Alert readers may have already noticed that this article has not yet used the word “methane”. When organic matter in the permafrost is thawed and decomposes it produces mostly CO2 but also small amounts of methane, particularly so in the wetlands that are prevalent in areas of thawing permafrost. Schuur and Abbott (2011) polled 41 experts on permafrost decay who estimated that about 3% of the carbon released from the permafrost will be in the form of methane. Methane has a restricted lifetime in the atmosphere, measured in decades, but while present in the air it has a greenhouse effect some 25 times that of CO2 over a 100-year period and higher values over shorter periods. According to Schuur and Abbott, the small amount of methane is responsible for approximately half of the warming effect from the permafrost emissions.
The UVic model does not simulate methanogenesis. That is to say that it does not model the generation of methane—all of the permafrost carbon that goes into the atmosphere in the model is in the form of CO2. This is a significantly conservative simplification over the time period studied.
Also, their model assumes only purely thermal degradation of the permafrost. Physical erosion, for example at coastlines, is not considered. Their model accounts only for permafrost down to a depth of 3.5 metres and there is plenty of carbon stored below those depths that was excluded from their modelling.
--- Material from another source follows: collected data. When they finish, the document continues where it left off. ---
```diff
@@ -53,6 +54,8 @@
     case OP_ATTENTION:
         all += std::string(" label=") + (op.at.split ? "attention_split" : "attention");
         word("K", op.at.hs), word("T", op.at.Tk), word("split", op.at.split), word("planes", op.at.kpl >= 0);
+        word("Tq", op.at.Tq), word("H", op.at.H), word("B", op.at.B);
+        all += std::string(" form=") + (op.at.split ? att_form_name(op.at.form) : "-");
         if (op.at.kpl >= 0)
             word("kpl", op.at.kpl), word("vt", op.at.vt), word("kvPlane", (i64)op.at.B * op.at.Tk * op.at.H * op.at.hs);
         break;
```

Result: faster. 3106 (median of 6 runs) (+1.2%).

Finally, this study does not consider any contribution of methane from methane hydrates, either from under permafrost or under ice sheets, nor from fossil methane currently trapped under an impermeable seal of continuous permafrost.

Summing-up

  • Thawing permafrost will release carbon to the atmosphere that will have an appreciable additional effect on climate change, adding at least one quarter of a degree Celsius by the end of the century and perhaps as much as one degree. (In comparison, Swart and Weaver (2012) calculated that combustion of the in-place resources of the Alberta oil sands would increase temperatures by 0.24-0.50°C.)
  • The temperature effect of the coming permafrost feedback is not sensitive to the emission pathway that we choose to follow.
  • The permafrost feedback response to our historic emissions, even in the absence of future human emissions, is likely to be self-sustaining and will cancel out future natural carbon sinks in the oceans and biosphere over the next two centuries.
  • Unfortunately, there are several good reasons to consider the outlook in MacDougall et al. as rosy; as the authors themselves make clear. However, as bad and inevitable as they are, feedbacks from the permafrost are just the (de-)icing on the fossil fuel cake that we are busy baking. It is still up to us to influence how severe climate change is going to be.